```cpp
template <int BK, int KG>
__global__ __launch_bounds__(256 * KG) __attribute__((amdgpu_waves_per_eu(4)))
void conv3x3_dgrad_rows_kernel(DgradRowsArgs a) {
  constexpr int BT = 64;
  constexpr int DEPTH = KG >= 1 ? 1 : 2;
  using TL = MfmaTile<BT, BK, KG>;
  constexpr int T = TL::T, CH = TL::CH, RPP = TL::RPP, PASSES = TL::PASSES, TILE = TL::TILE, QN = TL::QN;
  static_assert(T == 1, "64 x 64 tile");
  __shared__ __attribute__((aligned(16))) char s_raw[4 * TILE];
  const int tid = threadIdx.x, lane = tid & 63, wave = tid >> 6;
  const int P = a.N * a.H * a.W;
  const int KC = a.Cout, NO = a.Cin;
  int cnt = a.count[0];
  cnt = cnt < 0 ? 0 : (cnt > P ? P : cnt);
  const int NT = (NO + BT - 1) / BT;
  const int mtile = (int)((unsigned)blockIdx.x / (unsigned)NT);
  const int m0 = mtile * BT;
  if (m0 >= cnt) return;
  const int n0 = (blockIdx.x - mtile * NT) * BT;
  const __amdgpu_buffer_rsrc_t rx =
      __builtin_amdgcn_make_buffer_rsrc((void*)a.g, 0, (unsigned)((long)P * KC * 4), 0x00020000);
  const __amdgpu_buffer_rsrc_t rw =
      __builtin_amdgcn_make_buffer_rsrc((void*)a.wd, 0, (unsigned)((long)NO * 9 * KC * 4), 0x00020000);
  const int lchunk = tid % CH, lrow = tid / CH;
  int img[PASSES], py[PASSES], px[PASSES];
  bool m_ok[PASSES];
  unsigned wv[PASSES];
  int st_off[PASSES];
  const unsigned hw = (unsigned)(a.H * a.W);
#pragma unroll
  for (int p = 0; p < PASSES; p++) {
    const int row = p * RPP + lrow;
    const int li = m0 + row;
    const unsigned pos = li < cnt ? (unsigned)a.rows[li] : 0xFFFFFFFFu;
// ... 50 lines not shown
    fb_off[qq] = TILE + swz_bytes<BK>(wn * (BT / 2) + frow, chunk);
  }
  v16f acc[T][T];
#pragma unroll
  for (int e = 0; e < 16; e++) acc[0][0][e] = 0.f;

  int tap = 0, c = 0;
  set_tap(0);
  auto advance = [&]() {
    c += BK;
    if (c == KC) {
      c = 0;
      tap++;
      set_tap(tap);
    }
  };
  auto mfma_step = [&](int buf) { ::mfma_step<BT, BK, KG>(s_raw, buf, fa_off, fb_off, acc); };
#include "conv_mfma_loop.inc"
  if (KG == 2) {
    float* red = reinterpret_cast<float*>(s_raw);
    if (kg == 1) {
#pragma unroll
      for (int e = 0; e < 16; e++) red[red_index<T>(wave, lane, 0, 0, e)] = acc[0][0][e];
    }
    __syncthreads();
    if (kg == 1) return;
  }

  const __amdgpu_buffer_rsrc_t ry =
      __builtin_amdgcn_make_buffer_rsrc((void*)a.gx, 0, (unsigned)((long)P * NO * 4), 0x00020000);
  const int lrow0 = m0 + wm * (BT / 2) + 4 * (lane >> 5);
  const int n = n0 + wn * (BT / 2) + (lane & 31);
  unsigned dst[16];
#pragma unroll
  for (int e = 0; e < 16; e++) {
    const int li = lrow0 + cd_row(e);
    const unsigned pos = li < cnt ? (unsigned)a.rows[li] : 0xFFFFFFFFu;
    dst[e] = (pos < (unsigned)P && n < NO) ? (pos * (unsigned)NO + (unsigned)n) * 4u : kOob;
  }
#pragma unroll
  for (int e = 0; e < 16; e++) {
    float v = acc[0][0][e];
    if (KG == 2) v += reinterpret_cast<const float*>(s_raw)[red_index<T>(wave, lane, 0, 0, e)];
    __builtin_amdgcn_raw_buffer_store_b32(__builtin_bit_cast(unsigned, v), ry, dst[e], 0u, 0);
  }
}

inline size_t align16(size_t v) { return (v + 15) & ~(size_t)15; }

inline int wgrad_rows_workers(int Cin, int Cout) {
  const int tm = Cout > 64 ? 2 : 1;
  const long tiles = (long)((Cout + 64 * tm - 1) / (64 * tm)) * ((Cin + 63) / 64) * 9;
  long kw = 1152 / tiles;
  return (int)(kw < 8 ? 8 : (kw > 64 ? 64 : kw));
}

}

JDET_API size_t jdet_rows_nonzero_workspace(int N, int H, int W) {
  if (N <= 0 || H <= 0 || W <= 0) return 0;
  const long P = (long)N * H * W;
  const long nb = (P + kBlk - 1) / kBlk;
  return align16((size_t)P) + sizeof(int32_t) * 2 * (size_t)nb;
}

JDET_API int jdet_rows_nonzero(const float* g_nhwc, int N, int H, int W, int C, uint8_t* flags, int32_t* rows,
                               int32_t* rows_dilated, int32_t* counts, void* workspace, size_t workspace_bytes,
                               jdet_stream_t stream) {
  if (N <= 0 || H <= 0 || W <= 0 || C <= 0) return JDET_E_BADARG;
  if (C % 4 != 0) return JDET_E_UNSUPPORTED;
  const long P = (long)N * H * W;
  if (P * C >= (1L << 30)) return JDET_E_UNSUPPORTED;
  if (!g_nhwc || !flags || !rows || !rows_dilated || !counts) return JDET_E_BADARG;
  if (((uintptr_t)g_nhwc & 15) || (((uintptr_t)rows | (uintptr_t)rows_dilated | (uintptr_t)counts) & 3))
    return JDET_E_BADARG;
  if (!workspace || workspace_bytes < jdet_rows_nonzero_workspace(N, H, W)) return JDET_E_WORKSPACE;
// ... 23 lines not shown
                                     const int32_t* count, int N, int H, int W, int Cin, int Cout, float* gw_krsc,
                                     jdet_stream_t stream) {
  if (N <= 0 || H <= 0 || W <= 0 || Cin <= 0 || Cout <= 0) return JDET_E_BADARG;
  if (!jdet_conv3x3_rows_supported(Cin, Cout)) return JDET_E_UNSUPPORTED;
  const long P = (long)N * H * W;
  if ((P + BKW) * (Cin > Cout ? Cin : Cout) >= (1L << 30)) return JDET_E_UNSUPPORTED;
  if (!x_nhwc || !gy_nhwc || !rows || !count || !gw_krsc) return JDET_E_BADARG;
  if ((((uintptr_t)x_nhwc) | ((uintptr_t)gy_nhwc)) & 15 || (((uintptr_t)rows | (uintptr_t)count) & 3)) return JDET_E_BADARG;
  const int tm = Cout > 64 ? 2 : 1;
  const int kw = wgrad_rows_workers(Cin, Cout);
  const unsigned grid = (unsigned)(((Cout + 64 * tm - 1) / (64 * tm)) * ((Cin + 63) / 64) * 9 * kw);
  WgradRowsArgs a{x_nhwc, gy_nhwc, rows, count, gw_krsc, N, H, W, Cin, Cout, kw};
  hipStream_t st = (hipStream_t)stream;
  if (tm == 2) hipLaunchKernelGGL((conv3x3_wgrad_rows_kernel<2>), dim3(grid), dim3(256), 0, st, a);
  else hipLaunchKernelGGL((conv3x3_wgrad_rows_kernel<1>), dim3(grid), dim3(256), 0, st, a);
  return jdet_launch_status();
}

JDET_API int jdet_conv3x3_dgrad_rows(const float* gy_nhwc, const float* wd_crsk, const int32_t* rows,
                                     const int32_t* count, int N, int H, int W, int Cin, int Cout, int zero_first,
                                     float* gx_nhwc, jdet_stream_t stream) {
  if (N <= 0 || H <= 0 || W <= 0 || Cin <= 0 || Cout <= 0) return JDET_E_BADARG;
  if (!jdet_conv3x3_rows_supported(Cin, Cout)) return JDET_E_UNSUPPORTED;
  const long P = (long)N * H * W;
  if (P * (Cin > Cout ? Cin : Cout) >= (1L << 30)) return JDET_E_UNSUPPORTED;
  if (!gy_nhwc || !wd_crsk || !rows || !count || !gx_nhwc) return JDET_E_BADARG;
  if ((((uintptr_t)gy_nhwc) | ((uintptr_t)wd_crsk)) & 15 || (((uintptr_t)rows | (uintptr_t)count | (uintptr_t)gx_nhwc) & 3))
    return JDET_E_BADARG;
  hipStream_t st = (hipStream_t)stream;
  if (zero_first) {
    const int e = jdet_zero_async(gx_nhwc, sizeof(float) * (size_t)P * Cin, st);
    if (e) return e;
  }
  DgradRowsArgs a{gy_nhwc, wd_crsk, rows, count, gx_nhwc, N, H, W, Cin, Cout};
  const unsigned grid = (unsigned)(((P + 63) / 64) * ((Cin + 63) / 64));
  if (Cout % 32 == 0) hipLaunchKernelGGL((conv3x3_dgrad_rows_kernel<32, 2>), dim3(grid), dim3(512), 0, st, a);
  else hipLaunchKernelGGL((conv3x3_dgrad_rows_kernel<16, 1>), dim3(grid), dim3(256), 0, st, a);
  return jdet_launch_status();
}
```

### jdet_amd/models/roi_heads/s2anet_head.py

```python
import os

import torch
from torch import nn
try:
    from torch.nn.utils.stateless import _reparametrize_module
except ImportError:
    _reparametrize_module = None

from jdet_amd.models.boxes.anchor_generator import AnchorGeneratorRotatedS2ANet
from jdet_amd.models.boxes.anchor_target import anchor_target, images_to_levels
from jdet_amd.models.boxes.box_ops import delta2bbox_rotated
from jdet_amd.models.utils.level_pack import LevelPack

HEAD_STREAMS = os.environ.get("JDET_HEAD_STREAMS", "0") == "1"
FUSED_PACK_MASK = os.environ.get("JDET_PACK_FUSED_MASK", "1") == "1"
_SIDE = {}
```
------
• [What is expected] Within the listing above, count the lines that contain the string "utils". Give only the number.

• [Result] 2